Combining with automation tools — strands that put LLMs on libraries like Playwright and Browser-use to operate pages on the user's behalf. Custom agents (LangGraph · ADK) + browser tools.
6. Use places
- Summary — long articles, papers, documents.
- Translation — partial or whole pages.
- Drafts — comments, emails, social messages.
- Appointment / booking helper — form filling.
- Research helper — comparing multiple pages, generating tables.
- Shopping helper — comparing prices and reviews.
- Personal assistant — flow of work across multiple pages.
7. The activation place
- Region — some features available in stages by region.
- Account tier — free vs paid (ChatGPT Plus · Perplexity Pro · Edge Copilot Pro).
- OS — initially macOS only, later including Windows.
- Terms consent — options for training use and retention.
8. Privacy · data
- Training use — varies by tool and account tier. Find the opt-out location.
- Retention — retention period for chats and page text.
- Local model option — Brave Leo and others offer local backends optionally.
- Enterprise policy — separate policies and admin consoles for corporate use.
9. Common pitfalls
Permission scope — agent mode handling all page input and clicks collides with password managers, payments, and important tasks. Domain allow-list.
Indirect injection — hidden instructions in pages (small text, metadata) trying to alter model behavior. Design the trust boundary.
History exposure — page text remains in chat history and logs. An option to disable auto-assist on sensitive pages (banking, health).
Wrong auto-input — auto-fill in forms and payments may proceed by mistake. Confirm each time.
Multilingual drift — the model may mix Korean responses on English pages and vice versa.
Rapid policy change — data policies for new features change quarterly. Periodic check-ups.
Conflict with extensions — multiple AI extensions running on the same page muddle usability, cost, and log visibility.
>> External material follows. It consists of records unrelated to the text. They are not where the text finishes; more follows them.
template <bool AFF = false>
TVF_HD void dlt_row_minors(const double* ra, const double* rb, double* m7) {
    m7[0] = ra[0] * rb[1] - ra[1] * rb[0]; m7[1] = ra[0] * rb[2] - ra[2] * rb[0];
    m7[3] = ra[1] * rb[2] - ra[2] * rb[1];
    if (AFF) {
        m7[2] = 0.0; m7[4] = 0.0; m7[5] = 0.0;
        m7[6] = (ra[0] * ra[0] + ra[1] * ra[1] + ra[2] * ra[2]) + (rb[0] * rb[0] + rb[1] * rb[1] + rb[2] * rb[2]);
    } else {
        m7[2] = ra[0] * rb[3] - ra[3] * rb[0]; m7[4] = ra[1] * rb[3] - ra[3] * rb[1]; m7[5] = ra[2] * rb[3] - ra[3] * rb[2];
        m7[6] = (ra[0] * ra[0] + ra[1] * ra[1] + ra[2] * ra[2] + ra[3] * ra[3]) + (rb[0] * rb[0] + rb[1] * rb[1] + rb[2] * rb[2] + rb[3] * rb[3]);
    }
}
template <bool AFF = false>
TVF_HD bool dlt4_depth_signs_ray(const double* m7, const double* rc, const double* rd, const double* r3, double tz,
                                 int* s_x, int* s_z) {
    const double M01 = m7[0], M02 = m7[1], M03 = m7[2], M12 = m7[3], M13 = m7[4], M23 = m7[5];
    const double X0 = AFF ? rc[3] * M12 : rc[1] * M23 - rc[2] * M13 + rc[3] * M12;
    const double X1 = AFF ? -(rc[3] * M02) : -(rc[0] * M23 - rc[2] * M03 + rc[3] * M02);
    const double X2 = AFF ? rc[3] * M01 : rc[0] * M13 - rc[1] * M03 + rc[3] * M01;
    const double X3 = -(rc[0] * M12 - rc[1] * M02 + rc[2] * M01);
    const double xx = X0 * X0 + X1 * X1 + X2 * X2 + X3 * X3;
    const double b2 = m7[6] + (rc[0] * rc[0] + rc[1] * rc[1] + rc[2] * rc[2] + rc[3] * rc[3]);
    const double rho = rd[0] * X0 + rd[1] * X1 + rd[2] * X2 + rd[3] * X3;
    const double rb2 = fabs(rho) * b2;
    if (!(rb2 < 0.4 * xx)) return false;
    if (!(xx >= 1.0e-12 * (b2 * b2 * b2))) return false;
    const double q1 = X2 * X3;
    const double zc = r3[0] * X0 + r3[1] * X1 + r3[2] * X2 + tz * X3;
    const double q2 = zc * X3;
    const double floor_ = 1.0e-6 * xx;
    if (!(fabs(q1) >= 1.0605 * rb2 + floor_)) return false;
    if (!(fabs(q2) >= 1.616 * rb2 + floor_)) return false;
    *s_x = (q1 > 0.0) ? 1 : -1;
    *s_z = (q2 > 0.0) ? 1 : -1;
    return true;
}

TVF_HD void dlt_rows(const double* P, double x, double y, double* row_a, double* row_b) {
#pragma unroll
    for (int c = 0; c < 4; ++c) {
        row_a[c] = y * P[2 + 3 * c] - P[1 + 3 * c];
        row_b[c] = P[0 + 3 * c] - x * P[2 + 3 * c];
    }
}

TVF_HD void cam_apply(const double* P, const double* X, double* out) {
#pragma unroll
    for (int r = 0; r < 3; ++r)
        out[r] = P[r] * X[0] + P[r + 3] * X[1] + P[r + 6] * X[2] + P[r + 9] * X[3];
}

TVF_HD void decompose_essential(const double* E, double* R, double* Rp, double* t) {
    double U[9], s[3], V[9];
    svd3_full(E, U, s, V);
    double UW[9], UWt[9];
#pragma unroll
    for (int i = 0; i < 3; ++i) {
        UW[i] = U[3 + i]; UW[3 + i] = -U[i]; UW[6 + i] = U[6 + i];
        UWt[i] = -U[3 + i]; UWt[3 + i] = U[i]; UWt[6 + i] = U[6 + i];
    }
    mat3_mul_nt(UW, V, R);
    mat3_mul_nt(UWt, V, Rp);
    const double sr = sign_(det3(R)), sp = sign_(det3(Rp));
#pragma unroll
    for (int i = 0; i < 9; ++i) { R[i] *= sr; Rp[i] *= sp; }
    t[0] = U[6]; t[1] = U[7]; t[2] = U[8];
}

TVF_HD double matlab_abs_acos(double x) {
    if (x > 1.0) return log(x + sqrt(x * x - 1.0));
    if (x < -1.0) {
        const double a = log(-x + sqrt(x * x - 1.0));
        return sqrt(3.14159265358979323846 * 3.14159265358979323846 + a * a);
    }
    return acos(x);
}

Speed and cost — large page summaries use big tokens each time. Watch the auto-call triggers.
Closing thoughts
AI browser assistants started with sidebar summary and translation and are climbing toward higher autonomy in agent mode. As autonomy grows, the risks of permission scope, indirect injection, and wrong auto-input grow with it. Turning off auto-assist on sensitive pages and putting a user-approval gate on every irreversible action like payments and posts is the safe shape.
Next
- (end of agent-tooling)
We refer to ChatGPT Atlas · Perplexity Comet · Gemini in Chrome · Edge Copilot · Brave Leo · Dia · W3C WebExtensions · Browser-use · Playwright.